# relife957/FastApriori

Hardware: AMD Instinct MI355X
Metric: itemsets/sec (mining wall-clock), T10I4D100M min_sup=0.001 (higher is better)
Workload: dtype int32/uint64-bitmap (exact integer counts); 1 GPU; model=T10I4D100M, global_batch=100000000, parallelism=dp1, n_itemsets=33139, min_count=100000

## Files before the change

### csrc/hip/regroup.hip

```cpp
#include "fa_hip.h"
#include "../host/fa_dl.h"
#include "../host/fa_regroup.h"

namespace fa {

constexpr int kRgThreads = 1024;
constexpr int kRgW = kRgThreads / 64;

struct RgLv {
  const int32_t* P;
  const int32_t* cnt;
  const int64_t* off;
  const int32_t* rows;
  char* scr;
  int64_t n, C, base;
  int64_t m;
};
struct RgArgs {
  RgLv lv[kDlMaxL];
  int32_t* perm;
  long long* stats;
};

__host__ __device__ inline int64_t rg_scratch_ints(int64_t n, int64_t C, int64_t m) {
  return ((C * (m + 5) + n) + 1) & ~(int64_t)1;
}
__host__ __device__ inline int64_t rg_scratch_bytes(int64_t n, int64_t C, int64_t m) {
  return (4 * rg_scratch_ints(n, C, m) + 8 * (n + 1) + 255) & ~(int64_t)255;
}

__device__ __forceinline__ int rg_find(const int32_t* __restrict__ P, int n, int m, const int32_t* __restrict__ s,
                                       int j) {
  int lo = 0, hi = n;
  while (lo < hi) {
    const int mid = (lo + hi) >> 1;
    const int r = cmp_skip(P + (int64_t)mid * m, s, m + 1, j);
    if (r == 0) return mid;
    if (r < 0) lo = mid + 1; else hi = mid;
  }
  return -1;
}

__global__ __launch_bounds__(kRgThreads) void k_dl_regroup(const RgArgs A) {
  extern __shared__ int rg_lds[];
  __shared__ int sh[2 * kRgW];
  __shared__ int fired;
  const RgLv& V = A.lv[blockIdx.x];
  const int tid = threadIdx.x;
  const int64_t C = V.C, base = V.base;
  if (V.n > kRgMaxRows) {
    for (int64_t c = tid; c < C; c += kRgThreads) A.perm[base + c] = (int32_t)(base + c);
    int pp = 0;
    for (int64_t i = tid; i < V.n; i += kRgThreads) pp += (V.cnt[i] + 7) >> 3;
    pp = wg_sum<kRgW>(pp, sh);
    if (tid == 0) {
      long long* s = A.stats + 4 * blockIdx.x;
      s[0] = s[1] = pp; s[2] = 0; s[3] = 1;
    }
    return;
  }
  const int n = (int)V.n, m = (int)V.m, k = m + 1;
  int32_t* const par = reinterpret_cast<int32_t*>(V.scr);
  int32_t* const asg = par + C * k;
  int32_t* const cho = asg + C;
  int32_t* const tmp = cho + C;
  int32_t* const cnt_out = tmp + C;
  int32_t* const ex_out = cnt_out + n;
  int64_t* const off_out = reinterpret_cast<int64_t*>(V.scr + 4 * rg_scratch_ints(n, C, m));
  int* u = rg_lds;
  int* u2 = rg_lds + n;
  int* const v = rg_lds + 2 * n;
  for (int i = tid; i < 3 * n; i += kRgThreads) rg_lds[i] = 0;
  if (tid == 0) fired = 0;
  __syncthreads();
  for (int64_t c = tid; c < C; c += kRgThreads) {
    const int32_t* s = V.rows + c * k;
    int lo = 0, hi = n;
    while (lo < hi) {
      const int mid = (lo + hi) >> 1;
      if (V.off[mid] <= c) lo = mid + 1; else hi = mid;
    }
    for (int j = 0; j < m; ++j) par[c * k + j] = rg_find(V.P, n, m, s, j);
    par[c * k + m] = lo - 1;
    asg[c] = -1;
    for (int j = 0; j < k; ++j) {
      const int p = par[c * k + j];
      if (p >= 0) atomicAdd(&u[p], 1);
    }
  }
  __syncthreads();
  int rounds = 0;
  for (int t = 0; t < kRgNThr; ++t) {
    const int thr = rg_thr(t);
    for (;;) {
      ++rounds;
      for (int64_t c = tid; c < C; c += kRgThreads) {
        if (asg[c] >= 0) continue;
        int best = -1, bp = -1;
        for (int j = k - 1; j >= 0; --j) {
          const int p = par[c * k + j];
          if (p < 0) continue;
          const int uu = u[p];
          if (uu >= thr && uu > best) { best = uu; bp = p; }
        }
        cho[c] = bp;
        if (bp >= 0) atomicAdd(&v[bp], 1);
      }
      __syncthreads();
      for (int64_t c = tid; c < C; c += kRgThreads) {
        if (asg[c] >= 0) continue;
        const int bp = cho[c];
        if (bp >= 0 && v[bp] >= thr) {
          asg[c] = bp;
          fired = 1;
          continue;
        }
        for (int j = 0; j < k; ++j) {
          const int p = par[c * k + j];
          if (p >= 0) atomicAdd(&u2[p], 1);
        }
      }
      __syncthreads();
      const int f = fired;
      __syncthreads();
      if (tid == 0) fired = 0;
      if (f) { int* x = u; u = u2; u2 = x; }
      for (int i = tid; i < n; i += kRgThreads) { u2[i] = 0; v[i] = 0; }
      __syncthreads();
      if (!f) break;
    }
  }
  for (int64_t c = tid; c < C; c += kRgThreads) atomicAdd(&v[asg[c]], 1);
  __syncthreads();
  int pc[2] = {0, 0}, tot[2];
  for (int i = tid; i < n; i += kRgThreads) {
    pc[0] += (v[i] + 7) >> 3;
    pc[1] += (V.cnt[i] + 7) >> 3;
  }
  wg_sum<kRgW>(pc, sh, tot);
  const bool keep = tot[0] >= tot[1];
  __syncthreads();
  if (keep) {
    for (int i = tid; i < n; i += kRgThreads) v[i] = 0;
    __syncthreads();
    for (int64_t c = tid; c < C; c += kRgThreads) {
      asg[c] = par[c * k + m];
      atomicAdd(&v[asg[c]], 1);
    }
    __syncthreads();
  }
  for (int i = tid; i < n; i += kRgThreads) cnt_out[i] = v[i];
  wg_scan_chunks<kRgW>(
      (int64_t)n, (int64_t)0, sh, [&](int64_t i) { return v[i]; },
      [&](int64_t i, int64_t before, int) { off_out[i] = before; });
  if (tid == 0) off_out[n] = C;
  for (int64_t c = tid; c < C; c += kRgThreads) {
    const int p = asg[c];
    tmp[off_out[p] + atomicAdd(&u2[p], 1)] = (int32_t)c;
  }
  __syncthreads();
  for (int64_t c = tid; c < C; c += kRgThreads) {
    const int p = asg[c];
    const int64_t o = off_out[p];
    const int a = v[p];
    int r = 0;
    for (int q = 0; q < a; ++q) r += tmp[o + q] < (int32_t)c ? 1 : 0;
    int j = m;
    if (!keep)
      for (j = k - 1; j > 0 && par[c * k + j] != p; --j) {}
    ex_out[o + r] = V.rows[c * k + j];
    A.perm[base + o + r] = (int32_t)(base + c);
  }
  if (tid == 0) {
    long long* s = A.stats + 4 * blockIdx.x;
    s[0] = tot[1]; s[1] = tot[0]; s[2] = rounds; s[3] = keep ? 1 : 0;
  }
}

__global__ __launch_bounds__(256) void k_dl_unpermute(const uint32_t* __restrict__ in, const int32_t* __restrict__ perm,
                                                      int64_t C, uint32_t* __restrict__ out) {
  const int64_t e = (int64_t)blockIdx.x * 256 + threadIdx.x;
  if (e < C) out[perm[e]] = in[e];
}

static inline int64_t rg_al(int64_t b) { return (b + 255) & ~(int64_t)255; }

static bool rg_eligible(const DlDesc* desc, int L) {
  if (L < 1 || L > kDlMaxL) return false;
  for (int l = 0; l < L; ++l)
    if (desc[l].m < 1 || desc[l].m > kDlInline || desc[l].n < 1 || desc[l].C < 1 || desc[l].C > INT32_MAX / 64)
      return false;
  return true;
}

}

using namespace fa;

FA_API int64_t fa_hip_dl_regroup_need(const DlDesc* desc, int L) {
  if (!rg_eligible(desc, L)) return 0;
  int64_t C = 0, b = 0;
  for (int l = 0; l < L; ++l) {
    C += desc[l].C;
    if (desc[l].n <= kRgMaxRows) b += rg_scratch_bytes(desc[l].n, desc[l].C, desc[l].m);
  }
  return rg_al(4 * C) + b;
}
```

────────────────────────────────────────

**WHAT IS REQUIRED:**
How many lines in these records hold the string "constexpr"? Reply with the number alone.

**ANSWER SECTION:**
2